Anyway, I like the tune except for the rev hang problems I have.


----------



## G I Jew (Oct 10, 2011)

Dronks said:


> I have one. My car has been flashed twice, the first time I had them flash it with thier cold air intake tune in anticipation for a p-flo but changed my mind and kept it stock. I had them reflash it with their "stock" parts tune.
> 
> The first tune ran great, a little better mileage, the rev hang was gone and the car had noticeably more low end torque and some more power up top.
> 
> ...


interesting. I was considering getting the tune and the tuner so that if I ever did anything I could change it. thanks :beer:


----------



## HelloMyNameIs (Aug 2, 2011)

Running the 93-oct race tune here. I have no complaints about it. Works as advertised. As with any na tune, don't expect RACEKOR!!!1 after the flash. No off the shelf tune will do that regardless of who makes it...

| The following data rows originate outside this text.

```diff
@@ -478,39 +490,27 @@
 #pragma unroll
       for (int u = 0; u < 3; ++u) h2y[u] = H2[u][0];
 
-      dmov(dA2[0][bb], dA1[0][bb]);
-      dmov(dA2[1][bb], dA1[1][bb]);
-      dmov(dA1[0][bb], inA[bb][0]);
-      dmov(dA1[1][bb], inA[bb][1]);
-      dmov(dB[0][bb], inB[bb][0]);
-#pragma unroll
-      for (int v = 0; v < 3; ++v) dmov(dB[1 + v][bb], inB[bb][2 + v]);
+      heldA[0][bb] = Gd[2][2];
+      heldA[1][bb] = Gd[2][1];
+      heldA[2][bb] = Gd[1][1];
+      heldB[0][bb] = Gd[2][0];
+#pragma unroll
+      for (int v = 0; v < 3; ++v) heldB[1 + v][bb] = H3[2][v];
       dC[0][bb] = inC[bb][0];
       dC[1][bb] = inC[bb][1];
-      inA[bb][0] = bperm(addrA, Gd[2][2]);
-      inA[bb][1] = bperm(addrA, Gd[2][1]);
-      inB[bb][0] = bperm(addrB, Gd[2][0]);
-#pragma unroll
-      for (int v = 0; v < 3; ++v) {
-        inB[bb][2 + v] = bperm(addrB, H3[2][v]);
-        inB[bb][5 + v] = bperm(addrB, H3[1][v]);
-      }
+#pragma unroll
+      for (int v = 0; v < 3; ++v) inB[bb][5 + v] = bperm(addrB, H3[1][v]);
       if (bb >= 1) {
-        dmov(dAx[0][bb >= 1 ? bb - 1 : 0], inA[bb >= 1 ? bb - 1 : 0][2]);
-        dmov(dAx[1][bb >= 1 ? bb - 1 : 0], inA[bb >= 1 ? bb - 1 : 0][3]);
-        inA[bb >= 1 ? bb - 1 : 0][2] = bperm(addrA, defer[0]);
-        inA[bb >= 1 ? bb - 1 : 0][3] = bperm(addrA, defer[1]);
-        inB[bb >= 1 ? bb - 1 : 0][1] = bperm(addrB, defer[2]);
+        dmov(dAx[0][bb >= 1 ? bb - 1 : 0], inAx[bb >= 1 ? bb - 1 : 0]);
+        inAx[bb >= 1 ? bb - 1 : 0] = bperm(addrA, defer[0]);
+        inB[bb >= 1 ? bb - 1 : 0][1] = bperm(addrB, defer[1]);
       }
       defer[0] = Gd[1][2];
-      defer[1] = Gd[1][1];
-      defer[2] = Gd[1][0];
-    }
-    dmov(dAx[0][W - 1], inA[W - 1][2]);
-    dmov(dAx[1][W - 1], inA[W - 1][3]);
-    inA[W - 1][2] = bperm(addrA, defer[0]);
-    inA[W - 1][3] = bperm(addrA, defer[1]);
-    inB[W - 1][1] = bperm(addrB, defer[2]);
+      defer[1] = Gd[1][0];
+    }
+    dmov(dAx[0][W - 1], inAx[W - 1]);
+    inAx[W - 1] = bperm(addrA, defer[0]);
+    inB[W - 1][1] = bperm(addrB, defer[1]);
 
     if (INTERIOR) ++s_adv;
     else ++jj;
```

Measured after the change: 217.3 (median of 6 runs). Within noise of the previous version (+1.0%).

I will say that the tune is noticeable though: definite power increase (with supporting mods of course), smoother power delivery, etc, etc.

I was cross between UM and C2 but ultimately chose the latter due to convenience of being able to self-flash with the C2NER.


----------



## cbs_24 (May 21, 2011)

HelloMyNameIs said:


> Running the 93-oct race tune here. I have no complaints about it. Works as advertised. As with any na tune, don't expect RACEKOR!!!1 after the flash. No off the shelf tune will do that regardless of who makes it...
> 
> I will say that the tune is noticeable though: definite power increase (with supporting mods of course), smoother power delivery, etc, etc.
> 
> I was cross between C2 and UM but ultimately chose the latter due to convenience of being able to self-flash with the C2NER.



The C2NER was the deciding factor between the two for me as well. If UM made something similar I probably would have gone with them, but it didn't work out like that. I just sent my original file in to C2 and am waiting for my 93 race tune now. I'm glad to hear it works as advertised for you. I'm so excited.


----------



## thygreyt (Jun 7, 2009)

they have a loaner cable... imo, its much better.. no need to buy something that you will only use a few times...


----------



## cbs_24 (May 21, 2011)

thygreyt said:


> they have a loaner cable... imo, its much better.. no need to buy something that you will only use a few times...



I get what you're saying, but I'm eventually planning on upgrading to the Sri file, then turbo file, so I will need it again. Considering $449 for two files and the tuner, I think it's a pretty great deal. My local giac tuner (only tuner near me) charges $700 for a similar set up and that's during their spring sale. The um tuned people seem more vocal in their support, but the convenience of the c2uner is what finally swayed me. 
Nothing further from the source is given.